Abstract

   Objective: Epithelial-mesenchymal transition (EMT) is a tightly
   regulated and dynamic process occurring in both embryonic development
   and tumor progression. Our study aimed to comprehensively explore the
   molecular subtypes, immune landscape, and prognostic signature based on
   EMT-related genes in low-grade gliomas (LGG) in order to facilitate
   treatment decision-making and drug discovery.

   Methods: We curated EMT-related genes and performed molecular subtyping
   with consensus clustering algorithm to determine EMT expression
   patterns in LGG. The infiltration level of diverse immune cell subsets
   was evaluated by implementing the single-sample gene set enrichment
   analysis (ssGSEA) and ESTIMATE algorithms. The distinctions in clinical
   characteristics, mutation landscape, and immune tumor microenvironment
   (TME) among the subtypes were subjected to further investigation. Gene
   Set Variation Analysis (GSVA) was performed to explore the biological
   pathways that were involved in subtypes.
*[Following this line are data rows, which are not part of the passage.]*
# ronghanghu/speaker_follower

Measured on AMD Instinct MI355X. Metric: agent-steps/sec (follower rollout, batch 100), higher is better.
Workload: dtype f32; 1 GPU; follower rollout: batch 100 per GPU, 36 views x 2048-d features from a 10567-viewpoint HBM table, <=80-token instructions, 20 decode steps, argmax (student-forcing) feedback, every step executed for every row (no early exit), encoder included; global_batch=100, parallelism=dp1

## Files before the change

### include/sf_hip.h

```cpp
#ifndef SF_HIP_H_
#define SF_HIP_H_

#include <stddef.h>
#include <stdint.h>

#ifdef __cplusplus
extern "C" {
#endif

#define SF_ABI_VERSION 10

enum {
    SF_OK = 0,
    SF_ERR_ARG = 1,
    SF_ERR_UNSUPPORTED = 2,
    SF_ERR_LAUNCH = 3,
    SF_ERR_WORKSPACE = 4
};

typedef void* sf_stream;

typedef struct sf_dropout {
    float p;
    uint32_t seed;
// ... 397 lines not shown
                    float* logp, sf_stream stream);
int sf_scatter_rows(const float* src, int ld_src, const int32_t* idx, int n, int width, float* dst,
                    int ld_dst, sf_stream stream);

typedef struct sf_spk_beam {
    int32_t B, beam_size, k, T, Tp, eos;
    float* score;
    int64_t* words;
    int32_t* parent;
    int32_t* inst;
    int32_t* live_total;
    int32_t *hist_word, *hist_parent;
    float *hist_score, *hist_attn;
    int64_t ld_hist;
    int32_t* done_rec;
    float* done_score;
} sf_spk_beam;
int sf_speaker_beam_select(const sf_spk_beam* s, const int32_t* top_w, const float* top_lp, const float* alpha,
                           sf_stream stream);

#define SF_ROW_MOVES_MAX 4
typedef struct sf_row_move {
    const float* src;
    float* dst;
    const int32_t* idx;
    int32_t ld_src, ld_dst, width;
    int32_t scatter;
} sf_row_move;
int sf_move_rows(const sf_row_move* moves, int n_moves, int n, sf_stream stream);

int sf_fill_f32(float* p, size_t n, float v, sf_stream stream);
int sf_add_f32(float* dst, const float* src, size_t n, sf_stream stream);
#define SF_FILL_MAX_REGIONS 8
typedef struct sf_fill_region {
    void* ptr;
    uint64_t count;
    uint64_t value;
    int32_t width;
} sf_fill_region;
int sf_fill_regions(const sf_fill_region* regions, int n, sf_stream stream);
int sf_dropout_copy(const float* src, int lds, int B, int N, float* dst, int ldd,
                    const sf_dropout* drop, uint32_t drop_stream, int col0, sf_stream stream);
int sf_transpose(const float* src, int R, int Ccols, float* dst, sf_stream stream);
int sf_embedding_fwd(const float* table, int E, const int64_t* idx, int B, float* out,
                     sf_stream stream);

int sf_adam_step(float* p, const float* g, float* m, float* v, size_t n, double lr, double beta1,
                 double beta2, double eps, double weight_decay, int step, sf_stream stream);
int sf_adam_step_dev(float* p, const float* g, float* m, float* v, size_t n, double lr, double beta1, double beta2,
                     double eps, double weight_decay, int32_t* step_dev, float* coef, const uint32_t* skip_if_nonzero,
                     sf_stream stream);

void sf_debug_trace(unsigned long long* buf);
void sf_debug_force_write_through(int on);
void sf_debug_persist_timeout(long long ticks);
int sf_debug_cotenant(int blocks, int threads, int lds_bytes, long long ticks, float* sink, sf_stream stream);
void sf_gate_product_strict(int on);
int sf_gate_product_is_strict(void);
size_t sf_pack_bf16_bytes(int rows, int K);
int sf_pack_bf16(const float* w, int ld, int rows, int K, void* out, sf_stream stream);
int sf_lstm_weights_bf16(const float* w_ih, const float* w_hh, const void* packed_ih, const void* packed_hh);
void sf_gate_product_bf16_weights(int on);
int sf_gate_product_bf16_weights_is_on(void);
int sf_gate_product_bf16_supported(int M, int K1, int K2, int N);
int sf_feature_table_f16(const void* table, int on);
int sf_feature_table_is_f16(const void* table);
typedef struct sf_projected {
    const float *pv, *pa, *lv, *la;
    const float* loc_table;
    const float *key_v, *key_a;
    int32_t H, ld, V, IMG, LOC, reserved;
} sf_projected;
int sf_projected_ld(int H);
int sf_projected_build(const sf_decoder_fold* fold, const float* table, long long n_rows, const float* loc_table, int V, int IMG,
                       int LOC, int H, float* pv, float* pa, float* lv, float* la, void* ws, size_t ws_bytes,
                       sf_stream stream);
int sf_projected_register(const void* table, const sf_projected* p);
int sf_projected_registered(const void* table, sf_projected* out);
void sf_projected_use(int on);
int sf_projected_is_used(void);
long long sf_projected_steps(void);
int sf_projected_supported(int B, int H, int L, int A, int V, int IMG, int LOC);
void sf_debug_projected_chunk_rows(int rows);
void sf_debug_projected_partials_late(int on);
int sf_projected_text_groups_plan(int B, int L, int with_partials, int slots, int product_blocks, int* grid);
void sf_debug_projected_text_groups(int groups);
int sf_debug_projected_attention(const sf_pano* X, int B, int H, const float* pv, const float* lv, int ld, const float* h1,
                                 int ldh1, float* alpha, float* out, int ldo, int late, void* ws, size_t ws_bytes,
                                 sf_stream stream);
void sf_debug_gate_product_f32(int on);
void sf_debug_many_row_product(int on);
void sf_debug_grouped_weight_gradients(int on);
void sf_debug_slab_consumers(int on);
void sf_debug_precise_attention(int on);
void sf_debug_tn_split_min_rows(int rows);
size_t sf_workspace_fault_offset(size_t ws_bytes);
typedef struct sf_nav_table {
    const int32_t* a_num;
    const int32_t* next_row;
    const int32_t* cand_view;
    const float* cand_sincos;
    const int32_t* feat_row;
    int32_t A, V;
} sf_nav_table;
typedef struct sf_nav_io {
    sf_nav_table nav;
    const int32_t *row, *view;
    const int32_t* goal_hop;
    int32_t ld_hop;
    const int32_t* hop_base;
    int32_t *row_next, *vp_next, *view_next, *a_num_next;
    int32_t* cand_view_next;
    float* sincos_next;
    int64_t* target_next;
} sf_nav_io;
int sf_nav_step(const sf_nav_table* nav, int B, const int32_t* row, const int32_t* view,
                const int64_t* a_t, const uint8_t* ended, const int32_t* goal_hop, int ld_hop,
                const int32_t* hop_base, int32_t* row_next, int32_t* vp_next, int32_t* view_next,
                int32_t* a_num_next, int32_t* cand_view_next, float* sincos_next,
                int64_t* target_next, sf_stream stream);
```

The chemo drug sensitivity and
   immunotherapy of subtypes were estimated through GDSC database and NTP
   algorithm. To detect EMT subtype-related prognostic gene modules, the
   analysis of weighted gene co-expression network (WGCNA) was performed.
   The LASSO algorithm was utilized to construct a prognostic risk model,
   and its efficacy was verified through an independent CGGA dataset.
   Finally, the expression of the hub genes from the prognostic model was
   evaluated through the single-cell dataset and in-vitro experiment.

   Results: The TCGA-LGG dataset revealed the creation of two molecular
   subtypes that presented different prognoses, clinical implications,
   TME, mutation landscapes, chemotherapy, and immunotherapy. A three-gene
   signature (SLC39A1, CTSA and CLIC1) based on EMT expression pattern
   were established through WGCNA analysis. Low-risk patients showed a
   positive outlook, increased immune cell presence, and higher expression
   of immune checkpoint proteins. In addition, several promising drugs,
   including birinapant, fluvastatin, clofarabine, dasatinib,
   tanespimycin, TAK−733, GDC−0152, AZD8330, trametinib and
   ingenol-mebutate had great potential to the treatment of high risk
   patients. Finally, CTSA and CLIC1 were highly expressed in monocyte
   cell through single-cell RNA sequencing analysis.

   Conclusion: Our research revealed non-negligible role of EMT in the TME
   diversity and complexity of LGG. A prognostic signature may contribute
   to the personalized treatment and prognostic determination.

   Keywords: low-grade gliomas, Epithelial-mesenchymal transition (EMT),
   molecular subtypes, tumor microenvironment, immunotherpapy, signature,
   single cell RNA analysis

1 Introduction

   The efficacy of cancer chemotherapy and immunotherapy is often impeded
   by inter-patient and intra-tumor heterogeneity, as well as
   multifactorial drug resistance. Low-grade gliomas (LGGs), being a form
   of malignant brain tumor, are also confronted with the challenge of
   tumor heterogeneity and resistance to treatment ([28]Weller et al.,
   2015). Even after undergoing standard surgical resection followed by
   radiotherapy and chemotherapy, individuals diagnosed with low-grade
   gliomas continue to have a bleak prognosis, with an average survival
   rate ranging from 2 to 10 years ([29]Golub et al., 2019). Despite
   extensive efforts to improve clinical outcomes, more than half of LGG
   cases progress and evolve into therapy-resistant high-grade aggressive
   glioma over time ([30]Claus et al., 2015). One of the primary
   objectives of precision medicine is to precisely identify patients who
   are likely to benefit from personalized treatment and to prescribe
   treatments that are tailored to the unique characteristics of their
   tumors, with the aim of achieving optimal therapeutic outcomes. Hence,
   in the realm of precision medicine, it is imperative to establish a
   more precise categorization of tumors to eradicate the heterogeneity
   and resistance to treatment associated with LGGs.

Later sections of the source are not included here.